November 30, 2010 | Breast Implants
2 minute read
Updated for 2018
Choosing the correct breast enhancement option and surgical incision placement requires customization. Dr. Daniel uses an individualized approach to let each woman’s unique goals, breast anatomy and degree of breast ptosis (sagging) dictate whether a breast lift, breast augmentation or both is the best option.
Scientific Basis for Combining Breast Lift + Augmentation
Health News Digest published an article discussing the complexities of combined breast lift and breast augmentation procedures, revealing how doctors assess sagging breasts and make breast enhancement recommendations.
Additionally, the American Society of Plastic Surgeons published a study suggesting that breast lift surgery and breast augmentation can be safely performed in a single combination procedure without an increased risk of complications.
Dr. Daniel’s Approach to Breast Enhancement
For his Eugene breast enhancement patients, Dr. Daniel uses the Regnault classification system to determine which procedure(s) are needed to provide optimal breast enhancement results.
Patients with the most severe ptosis (Grades III and IV), breast tissue is often ample and a breast lift alone is needed. However, some patients who have sagging, deflated breasts may opt for breast augmentation as well as a lift.
Learn More: How to Prepare for Breast Augmentation [Infographic]
Incisions for patients with a greater degree of sagging are usually a lollipop pattern (around the nipple and vertically along the bottom of the breast) or an inverted-T pattern (lollipop incision plus incision along the inframammary crease).
In patients who have a lesser degree of ptosis (Grade I and Grade II), a breast lift is also recommended, and may be performed with or without implants depending on the amount of natural breast tissue present.
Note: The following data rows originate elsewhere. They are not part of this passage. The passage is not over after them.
int stream_sync(bcg_context* c) {
  HIP_TRY(c, hipStreamSynchronize(c->stream));
  c->mat_in_flight = 0;
  if (c->profiling) resolve_profile(c);
// ... 327 lines not shown
  c->lat.ndim = ndim;
  c->lat.V = V;
  for (int mu = 0; mu < 4; ++mu) {
    c->lat.face_sites[mu] = V / c->lat.L[mu];
    c->lat.ghost_off[mu][0] = c->lat.ghost_off[mu][1] = 0;
    if (c->lat.split[mu]) {
      c->lat.ghost_off[mu][0] = ghost;
      c->lat.ghost_off[mu][1] = ghost + c->lat.face_sites[mu];
      ghost += 2 * c->lat.face_sites[mu];
    }
  }
  c->ghost_sites = ghost;
  if (const char* e = std::getenv("BCG_ROW_BLOCKS_B")) c->row_blocks_B = std::atoi(e);
  if (const char* e = std::getenv("BCG_ROW_BLOCKS_C")) c->row_blocks_C = std::atoi(e);
  if (const char* e = std::getenv("BCG_ROW_BATCHED")) c->row_batched = std::atoi(e) != 0;
  if (const char* e = std::getenv("BCG_HOP_WALK")) c->hop_tune.patch_walk = std::atoi(e) != 0;
  if (const char* e = std::getenv("BCG_HOP_BLOCKS")) c->hop_tune.blocks = std::atoi(e);
  if (const char* e = std::getenv("BCG_HOP_BLOCKS_OVERLAP")) c->hop_tune.blocks_overlap = std::atoi(e);
  if (const char* e = std::getenv("BCG_HOP_SUPER")) c->hop_tune.super_patch = std::atoi(e);
  if (const char* e = std::getenv("BCG_HOP_SYNC")) c->hop_tune.sync.window = std::atoi(e);
  if (const char* e = std::getenv("BCG_HOP_SYNC_LIMIT")) c->hop_tune.sync.limit_ticks = std::atoi(e);
  if (const char* e = std::getenv("BCG_HOP_COLUMN")) c->hop_tune.sync.column_walk = std::atoi(e) != 0;
  if (const char* e = std::getenv("BCG_HOP_BUNDLE")) c->hop_tune.sync.bundle_walk = std::atoi(e);
  if (const char* e = std::getenv("BCG_HOP_BUNDLE_SYNC")) c->hop_tune.sync.bundle_window = std::atoi(e);
  if (const char* e = std::getenv("BCG_LAZY_Q")) c->lazy_q = std::atoi(e);
  if (const char* e = std::getenv("BCG_PAIR_SHIFTS")) c->pair_shifts = std::atoi(e);
  if (const char* e = std::getenv("BCG_DEFER_X0")) c->defer_x0 = std::atoi(e) != 0;
  if (const char* e = std::getenv("BCG_DEBUG_X0_COND_LIMIT")) c->x0_cond_limit = std::atof(e);
  if (const char* e = std::getenv("BCG_RING_CHUNK")) c->ring_chunk_override = std::atoi(e);
  if (const char* e = std::getenv("BCG_DEBUG_FIELD_BUDGET")) c->debug_field_budget = static_cast<size_t>(std::atoll(e));
// ... 90 lines not shown
  if (!c) return BCG_ERR_INVALID;
  if (send) *send = c->halo_send;
  if (recv) *recv = c->halo_recv;
  if (bytes_each) *bytes_each = c->halo_bytes;
  return BCG_OK;
}

int bcg_debug_read_scratch(bcg_context* c, void* host, size_t bytes) {
  DeviceScope on_device(c);
  if (!c || !host || !c->partials || bytes > c->partials_bytes) return BCG_ERR_INVALID;
  BCG_TRY(stream_sync(c));
  HIP_TRY(c, hipMemcpy(host, c->partials, bytes, hipMemcpyDeviceToHost));
  return BCG_OK;
}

However, patients with less breast droop typically require less extensive incisions that are placed only around each nipple (periareolar) or in a lollipop pattern. Patients who choose silicone breast implants may require an incision in the inframammary crease or along the underarm.
Finally, in patients with “pseudoptosis,” where the nipple is above the inframammary crease on each breast, breast implants alone will often correct mild sagging by increasing breast projection.
In all cases where mastopexy (breast lift) is combined with breast augmentation, it’s important to remember that the procedures can be staged to ensure safety as well as an optimum outcome.